There are approximately 1 trillion trillion stars in our Universe, a number approximated by European Space Agency (ESA). Stars in the Universe come in all sizes. Their radius can be as small as 20 km and as big as 1 billion km. One such extreme star is UY Scuti, a red supergiant star and a beast inside of which 5 billion Suns can fit.
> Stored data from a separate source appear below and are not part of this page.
__device__ __forceinline__ void leave_not_coresident(const WParams& wp, const WLds& l, int lane, bool won)
{
    if (won) {
        if (lane == 0) sys_store64(&wp.mb->consumed, wp.start);
        drain_vmem();
        if (lane == 0) sys_store64(&wp.mb->exited, kExitNotCoresident);
    }
    dispatcher_publish_exit(wp, l, wp.start, lane);
}

__device__ __forceinline__ int dispatcher_checkin(const WParams& wp, const WLds& l, int lane)
{
    const u64 t0 = (u64)wall_clock64();
    bool cancel = sys_load64(&wp.mb->close) == kCloseCancel, won = false;
    for (unsigned spins = 0; !cancel; ++spins) {
        if (decision_load(wp) == kNoGo) { leave_not_coresident(wp, l, lane, false); return 0; }
        if (__hip_atomic_load(&wp.dc->checkin[0], __ATOMIC_RELAXED, __HIP_MEMORY_SCOPE_AGENT) >= (unsigned)wp.n_blocks) {
            if (decision_close(wp, kGo, lane, won) != kGo) { leave_not_coresident(wp, l, lane, false); return 0; }
            if (lane == 0) sys_store64(&wp.mb->started, 1ull);
            return 1;
        }
        if (agent_load64(&wp.dc->word) & kAbortBit) {
            if (lane == 0) __hip_atomic_fetch_or(l.word, kAbortBit, __ATOMIC_RELAXED, __HIP_MEMORY_SCOPE_WORKGROUP);
            return 0;
        }
        if ((u64)wall_clock64() - t0 > wp.checkin_ticks) break;
        if ((spins & 63u) == 63u) cancel = sys_load64(&wp.mb->close) == kCloseCancel;
        __builtin_amdgcn_s_sleep(4);
    }
    const unsigned d = decision_close(wp, kNoGo, lane, won);
    if (d == kGo) { if (lane == 0) sys_store64(&wp.mb->started, 1ull); return 1; }
    leave_not_coresident(wp, l, lane, won);
    return 0;
}

__device__ __forceinline__ int leader_wait_decision(const WParams& wp, const WLds& l, int lane)
{
    const u64 t0 = (u64)wall_clock64();
    for (;;) {
        unsigned d = decision_load(wp);
        if (d == 0u && (u64)wall_clock64() - t0 > 2ull * wp.checkin_ticks) {
            bool won = false;
            d = decision_close(wp, kNoGo, lane, won);
            if (d == kNoGo) { leave_not_coresident(wp, l, lane, won); return 0; }
        }
        if (d == kGo) return 1;
        if (d == kNoGo) { leave_not_coresident(wp, l, lane, false); return 0; }
        if (agent_load64(&wp.dc->word) & kAbortBit) {
            if (lane == 0) __hip_atomic_fetch_or(l.word, kAbortBit, __ATOMIC_RELAXED, __HIP_MEMORY_SCOPE_WORKGROUP);
            return 0;
        }
        __builtin_amdgcn_s_sleep(8);
    }
}

__device__ __forceinline__ void dispatcher_run(const WParams& wp, const WLds& l, int lane)
{
    if (!dispatcher_checkin(wp, l, lane)) return;
    Leader L{wp.start, (u64)wall_clock64(), (u64)wall_clock64()};
    for (;;) {
        if ((lds_load64(l.word) | agent_load64(&wp.dc->word)) & kAbortBit) {
            if (lane == 0) __hip_atomic_fetch_or(l.word, kAbortBit, __ATOMIC_RELAXED, __HIP_MEMORY_SCOPE_WORKGROUP);
            return;
        }
        const u64 now = (u64)wall_clock64();
        bool close_req = false;
        const int fresh = dispatcher_take(wp, l, L, lane, close_req);
        const bool busy = (u64)lds_load64(l.fwd) < L.known;
        if (fresh || busy) L.t_last = now;
        const bool leave = (!fresh && (close_req || now - L.t_last > wp.idle_ticks)) || now - L.t_start > wp.life_ticks;
        if (!leave) { if (!fresh) __builtin_amdgcn_s_sleep(4); continue; }
        if (lane == 0) sys_store64(&wp.mb->exited, kExitNormal);
        drain_vmem();
        (void)dispatcher_take(wp, l, L, lane, close_req);
        if (lane == 0) sys_store64(&wp.mb->consumed, L.known);
        dispatcher_publish_exit(wp, l, L.known, lane);
        return;
    }
}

How was UY Scuti discovered?
UY Scuti is a red supergiant star in the constellation of Scutum and was earlier known as the largest star in the universe. It lies approximately 9,500 light years away, where 1 light-year is roughly 6 trillion miles. In the summer of 2012, astronomers using the Very Large Telescope in the Atacama Desert in Chile measured the parameters of three red supergiants near the Galactic Center region: UY Scuti, AH Scorpii, and KW Sagittarii. They determined that all three stars are over 1,000 times bigger and over 100,000 times more luminous than the Sun. The stars’ sizes were calculated using the Rosseland Radius, where the optical depth is 2/3, with distances adopted from earlier publications.
How Big Is UY Scuti?
The star was found to be the largest and the most luminous of the three stars measured, at 1,708 ± 192 R0, which is larger than the orbit of Jupiter. Its size can be realized from the fact that even if we build a hypothetical object that travels at the speed of light, it will take seven hours to travel around it, whereas for the Sun, it will just take 14.5 seconds. Thus, as many as 5 billion Suns can fit inside UY Scuti.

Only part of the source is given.